Compound Inequalities Calculator

Use this calculator to find the solution set for common types of compound inequalities involving two critical values.

First Critical Value (A):

Second Critical Value (B):

Compound Inequality Type: A < x < B A ≤ x ≤ B x < A OR x > B x ≤ A OR x ≥ B

Understanding Compound Inequalities

A compound inequality combines two simple inequalities with either the word "and" or the word "or." These inequalities help describe a range of values that a variable can take.

"AND" Compound Inequalities (Intersection)

When two inequalities are joined by "and," the solution set includes all values that satisfy both inequalities simultaneously. This often results in a single interval where the variable is "between" two numbers.

Example: x > 5 AND x < 10
This means x must be greater than 5 AND less than 10. The solution is all numbers between 5 and 10, not including 5 or 10.
Inequality Notation: 5 < x < 10
Interval Notation: (5, 10)

If there is no overlap between the two inequalities, an "and" compound inequality will have "No Solution." For example, x < 5 AND x > 10 has no solution because a number cannot be both less than 5 and greater than 10 at the same time.

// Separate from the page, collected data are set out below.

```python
class RacovGraph(C.Structure):
    _fields_ = [("n_scm", C.c_uint64), ("n_utg", C.c_uint64), ("n_arc", C.c_uint64), ("su_off", C.c_void_p), ("su_uid", C.c_void_p), ("su_pos", C.c_void_p),
                ("scm_cov", C.c_void_p), ("utg_off", C.c_void_p), ("utg_a", C.c_void_p), ("idx_p", C.c_void_p), ("idx_n", C.c_void_p), ("arc_v", C.c_void_p),
                ("arc_w", C.c_void_p), ("arc_link", C.c_void_p), ("arc_comp", C.c_void_p), ("arc_del", C.c_void_p), ("vtx_del", C.c_void_p)]


class RacovAln(C.Structure):
    _fields_ = [("n_aln", C.c_uint64), ("n_frg", C.c_uint64), ("sid", C.c_void_p), ("off", C.c_void_p), ("s", C.c_void_p), ("uid", C.c_void_p),
                ("u_beg", C.c_void_p), ("u_end", C.c_void_p), ("s_beg", C.c_void_p), ("s_end", C.c_void_p)]


class RacovReads(C.Structure):
    _fields_ = [("n_reads", C.c_uint64), ("off", C.c_void_p), ("k_mer", C.c_void_p)]


class StatRaw(C.Structure):
    _fields_ = [("n_reads", C.c_uint64), ("n_syncmers", C.c_uint64), ("sum_dist", C.c_int64), ("n_dist", C.c_uint64),
                ("smer_unique", C.c_uint64), ("kmer_unique", C.c_uint64), ("smer_cnt", C.c_int64 * 1001), ("kmer_cnt", C.c_int64 * 1001),
                ("smer_no_singleton", C.c_int64), ("kmer_no_singleton", C.c_int64)]


class Info(C.Structure):
    _fields_ = [("n_reads", C.c_uint64), ("seq_bytes", C.c_uint64), ("sid0", C.c_uint64),
                ("k", C.c_int32), ("s", C.c_int32),
                ("n_occ", C.c_uint64), ("n_nn", C.c_uint64), ("n_lrl", C.c_uint64), ("n_scm", C.c_uint64),
                ("scan_retries", C.c_uint32), ("collisions", C.c_uint32)]


class OatkHipError(RuntimeError):
    pass


_lib = None


def load():
    global _lib
    if _lib is not None:
        return _lib
    if not os.path.exists(LIB_PATH):
        raise OatkHipError("%s is missing: build it with __graft_entry__.build()" % LIB_PATH)
    L = C.CDLL(LIB_PATH)
    vp = C.c_void_p
    L.oatk_hip_abi_version.restype = C.c_int
    L.oatk_hip_device_count.restype = C.c_int
    L.oatk_hip_create.restype = vp
    L.oatk_hip_create.argtypes = [C.c_int]
    L.oatk_hip_destroy.argtypes = [vp]
    L.oatk_hip_last_error.restype = C.c_char_p
    L.oatk_hip_last_error.argtypes = [vp]
    L.oatk_hip_stream.restype = vp
    L.oatk_hip_stream.argtypes = [vp]
    L.oatk_hip_sync.argtypes = [vp]
    L.oatk_hip_max_k.restype = C.c_int
    L.oatk_hip_scan.argtypes = [vp, vp, vp, vp, C.c_uint64, C.c_uint64, C.c_uint64, C.c_int, C.c_int]
    L.oatk_hip_scan_host.argtypes = [vp, vp, vp, vp, C.c_uint64, C.c_uint64, C.c_uint64, C.c_int, C.c_int]
    L.oatk_hip_count.argtypes = [vp]
    L.oatk_comm_unique_id.argtypes = [vp]
    L.oatk_comm_create.restype = vp
    L.oatk_comm_create.argtypes = [vp, C.c_int, C.c_int, C.c_int]
    L.oatk_comm_group_create.restype = vp
    L.oatk_comm_group_create.argtypes = [C.c_int]
    L.oatk_comm_group_rank.restype = vp
    L.oatk_comm_group_rank.argtypes = [vp, C.c_int]
    L.oatk_comm_group_destroy.argtypes = [vp]
    L.oatk_comm_destroy.argtypes = [vp]
    L.oatk_comm_rank.argtypes = [vp]
    L.oatk_comm_size.argtypes = [vp]
    L.oatk_comm_backend.restype = C.c_char_p
    L.oatk_comm_backend.argtypes = [vp]
    L.oatk_comm_traffic.restype = None
    L.oatk_comm_traffic.argtypes = [vp, C.POINTER(C.c_uint64), C.c_int]
    L.oatk_hip_merge_counts.argtypes = [vp, vp, C.POINTER(C.c_uint64)]
    L.oatk_hip_multi_range.argtypes = [vp, C.POINTER(C.c_uint64), C.POINTER(C.c_uint64), C.POINTER(C.c_uint64)]
    L.oatk_hip_ec_sharded.argtypes = [vp, vp, C.c_double, C.c_uint32, C.c_uint32, C.c_uint32, C.c_double, vp, C.POINTER(C.c_uint64)]
    L.oatk_hip_gather_table.argtypes = [vp, vp, C.c_int]
    L.oatk_hip_asm_graph_sharded.argtypes = [vp, vp, C.c_uint32, C.c_double, C.POINTER(C.c_uint64), C.POINTER(C.c_uint64)]
    L.oatk_hip_consensus_sharded.argtypes = [vp, vp, C.c_uint32]
    L.oatk_hip_overlap_hist_sharded.argtypes = [vp, vp, C.c_uint32, C.POINTER(C.c_uint64), C.POINTER(C.c_uint64)]
    L.oatk_hip_stat_sharded.argtypes = [vp, vp, C.POINTER(StatRaw)]
    L.oatk_hip_scan_begin.argtypes = [vp, C.c_uint64, C.c_int, C.c_int]
    L.oatk_hip_scan_reserve.argtypes = [vp, C.c_uint64, C.c_uint64, C.c_uint64]
    L.oatk_hip_scan_append.argtypes = [vp, vp]
    L.oatk_hip_device.argtypes = [vp]
    L.oatk_hip_mem_pool.argtypes = [vp, C.c_uint64]
    L.oatk_hip_d2d.argtypes = [vp, vp, vp, C.c_uint64]
    L.oatk_hip_info.argtypes = [vp, C.POINTER(Info)]
    L.oatk_hip_buffer.argtypes = [vp, C.c_int, C.POINTER(vp), C.POINTER(C.c_uint64)]
    L.oatk_hip_d2h.argtypes = [vp, vp, vp, C.c_uint64]
    L.oatk_hip_staging.restype = vp
    L.oatk_hip_staging.argtypes = [vp, C.c_uint64]
    L.oatk_hip_set_timing.argtypes = [vp, C.c_int]
    L.oatk_hip_get_timing.argtypes = [vp, C.POINTER(C.c_float), C.c_int]
    L.oatk_hip_debug_hash_mask.argtypes = [vp, C.c_uint64]
    L.oatk_hip_debug_force_general.argtypes = [vp, C.c_int]
    L.oatk_hip_debug_list_cap.argtypes = [vp, C.c_int]
    L.oatk_hip_ec_graph.argtypes = [vp]
    L.oatk_hip_ec_graph_light.argtypes = [vp, C.c_uint32]
    L.oatk_hip_ec.argtypes = [vp, C.POINTER(EcGraph), C.c_double, C.c_uint32, C.c_uint32, C.c_uint32, C.c_double]
    L.oatk_hip_ec_stats.argtypes = [vp, vp]
    L.oatk_hip_debug_ec_tiers.argtypes = [vp, C.c_int, C.c_int]
    L.oatk_hip_debug_wf_ed.argtypes = [vp, C.c_uint64, vp, vp, vp, vp, vp, vp, vp, vp]
    if hasattr(L, "oatk_hip_debug_wf_ed_wg"):
        L.oatk_hip_debug_wf_ed_wg.argtypes = [vp, C.c_int, C.c_uint64, vp, vp, vp, vp, vp, vp, vp, vp]
    if hasattr(L, "oatk_hip_debug_ed_ab"):
        L.oatk_hip_debug_ed_ab.argtypes = [vp, C.c_int, C.c_uint64, vp, vp, vp, vp, vp, vp, C.POINTER(C.c_float)]
    L.oatk_hip_ec_mark.argtypes = [vp, C.c_uint32, C.c_uint32, C.c_uint32, C.c_double]
    L.oatk_hip_ec_correct.argtypes = [vp, C.c_double]
    L.oatk_hip_ec_keep_seq.argtypes = [vp, C.c_int]
    L.oatk_hip_ec_corrected_reads.argtypes = [vp, C.POINTER(C.c_uint64)]
    L.oatk_hip_ec_set_global.argtypes = [vp, C.c_uint64, vp, vp, vp]
    L.oatk_hip_ec_pairs.argtypes = [vp, C.POINTER(vp), C.POINTER(vp), C.POINTER(C.c_uint64)]
    L.oatk_hip_ec_graph_from_pairs.argtypes = [vp, vp, vp, C.c_uint64]
    L.oatk_hip_ec_graph_from_segments.argtypes = [vp, vp, vp, C.c_uint64]
    L.oatk_hip_ec_export_kmers.argtypes = [vp, vp, C.c_uint64, vp, C.c_uint32, vp]
    L.oatk_hip_ec_import_kmers.argtypes = [vp, vp, vp, vp, C.c_uint64, C.c_uint32]
    L.oatk_hip_ec_reserve_import.argtypes = [vp, C.c_uint64]
    L.oatk_hip_consensus.argtypes = [vp, C.c_uint32]
    L.oatk_hip_consensus_ids.argtypes = [vp, vp, C.c_uint64]
    L.oatk_hip_ingest.argtypes = [vp, vp, C.c_uint64, C.c_int, C.c_int, C.POINTER(C.c_uint64), C.POINTER(C.c_uint64)]
    L.oatk_hip_ingest_host.argtypes = [vp, vp, C.c_uint64, C.c_int, C.c_int, C.POINTER(C.c_uint64), C.POINTER(C.c_uint64)]
    L.oatk_hip_scan_ingested.argtypes = [vp, C.c_uint64, C.c_int, C.c_int]
    L.oatk_hip_stat.argtypes = [vp, C.POINTER(StatRaw)]
    L.oatk_hip_stat_keys.argtypes = [vp, C.POINTER(vp), C.POINTER(vp), C.POINTER(C.c_uint64), vp]
    L.oatk_hip_stat_from_keys.argtypes = [vp, vp, vp, C.c_uint64, vp, C.POINTER(StatRaw)]
    L.oatk_hip_debug_align_two_pass.argtypes = [vp, C.c_int]
    L.oatk_hip_read_alignment.argtypes = [vp, C.POINTER(RaGraph), vp, C.POINTER(C.c_uint64), C.POINTER(C.c_uint64), vp]
    L.oatk_hip_ra_utg_coverage.argtypes = [vp, C.POINTER(RacovGraph), C.POINTER(RacovReads), C.POINTER(RacovAln), C.c_int, vp, C.POINTER(C.c_uint64)]
    L.oatk_hip_ra_arc_coverage.argtypes = [vp, C.POINTER(RacovGraph), C.POINTER(RacovAln), vp]
    L.oatk_hip_debug_racov_cap.argtypes = [vp, C.c_uint64]
    L.oatk_hip_ra_utg_coverage_sharded.argtypes = [vp, vp, C.POINTER(RacovGraph), C.POINTER(RacovReads), C.POINTER(RacovAln), C.c_int, vp, C.POINTER(C.c_uint64)]
    L.oatk_hip_ra_arc_coverage_sharded.argtypes = [vp, vp, C.POINTER(RacovGraph), C.POINTER(RacovAln), vp]
    u64p = C.POINTER(C.c_uint64)
    L.oatk_hip_ra_triplet_scores.argtypes = [vp, C.POINTER(RacovGraph), C.POINTER(RacovAln), vp, C.c_uint64, u64p, vp, vp, vp, vp]
    L.oatk_hip_ra_triplet_scores_sharded.argtypes = [vp, vp, C.POINTER(RacovGraph), C.POINTER(RacovAln), vp, C.c_uint64, u64p, vp, vp, vp, vp]
    L.oatk_hip_overlap_pairs.argtypes = [vp, C.POINTER(vp), C.POINTER(vp), C.POINTER(C.c_uint64)]
    L.oatk_hip_overlap_hist_from_pairs.argtypes = [vp, vp, vp, C.c_uint64, C.POINTER(C.c_uint64), C.POINTER(C.c_uint64)]
    L.oatk_hip_overlap_hist.argtypes = [vp, C.POINTER(C.c_uint64), C.POINTER(C.c_uint64)]
    L.oatk_hip_asm_graph.argtypes = [vp, C.c_uint32, C.c_double, C.POINTER(C.c_uint64), C.POINTER(C.c_uint64)]
    L.oatk_hip_asm_pairs.argtypes = [vp, C.POINTER(vp), C.POINTER(C.c_uint64)]
    L.oatk_hip_asm_graph_from_pairs.argtypes = [vp, vp, C.c_uint64, C.c_uint64, vp, vp, C.c_uint32, C.c_double, C.POINTER(C.c_uint64), C.POINTER(C.c_uint64)]
    _lib = L
    return L
```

"OR" Compound Inequalities (Union)

When two inequalities are joined by "or," the solution set includes all values that satisfy at least one of the inequalities. This typically results in two separate intervals, often described as the variable being "outside" two numbers.

Example: x < 5 OR x > 10
This means x can be any number less than 5, OR any number greater than 10.
Inequality Notation: x < 5 OR x > 10
Interval Notation: (-∞, 5) ∪ (10, ∞)

In some cases, an "or" compound inequality might cover all real numbers. For example, x < 10 OR x > 5 would mean all real numbers, as any number is either less than 10 or greater than 5 (or both).

How to Use the Calculator

Enter First Critical Value (A): Input the first number that defines a boundary for your inequality.
Enter Second Critical Value (B): Input the second number that defines a boundary.
Select Compound Inequality Type: Choose the type that matches your problem. The calculator will automatically handle the order of A and B for the solution.
Click "Calculate Solution": The calculator will display the original inequality, its solution in inequality notation, and its solution in interval notation.

Examples of Compound Inequalities

Let's look at some practical examples:

Example 1: Temperature Range
A comfortable room temperature is between 68 and 72 degrees Fahrenheit, inclusive.
68 ≤ T ≤ 72
Using the calculator: A=68, B=72, Type: A ≤ x ≤ B.
Solution: [68, 72]
Example 2: Speed Limits
On a certain road, the speed limit is 60 mph, and you must drive at least 30 mph.
30 ≤ S ≤ 60
Using the calculator: A=30, B=60, Type: A ≤ x ≤ B.
Solution: [30, 60]
Example 3: Out-of-Range Values
A machine operates correctly if its pressure is less than 10 PSI or greater than 50 PSI.
P < 10 OR P > 50
Using the calculator: A=10, B=50, Type: x < A OR x > B.
Solution: (-∞, 10) ∪ (50, ∞)
Example 4: No Solution Case
If you try to find a number that is greater than 10 AND less than 5.
x > 10 AND x < 5
Using the calculator: A=10, B=5, Type: A < x < B (or A ≤ x ≤ B).
Solution: No Solution
Example 5: All Real Numbers Case
If you try to find a number that is less than 10 OR greater than 5.
x < 10 OR x > 5
Using the calculator: A=10, B=5, Type: x < A OR x > B (the calculator will reorder to x < B OR x > A).
Solution: (-∞, ∞)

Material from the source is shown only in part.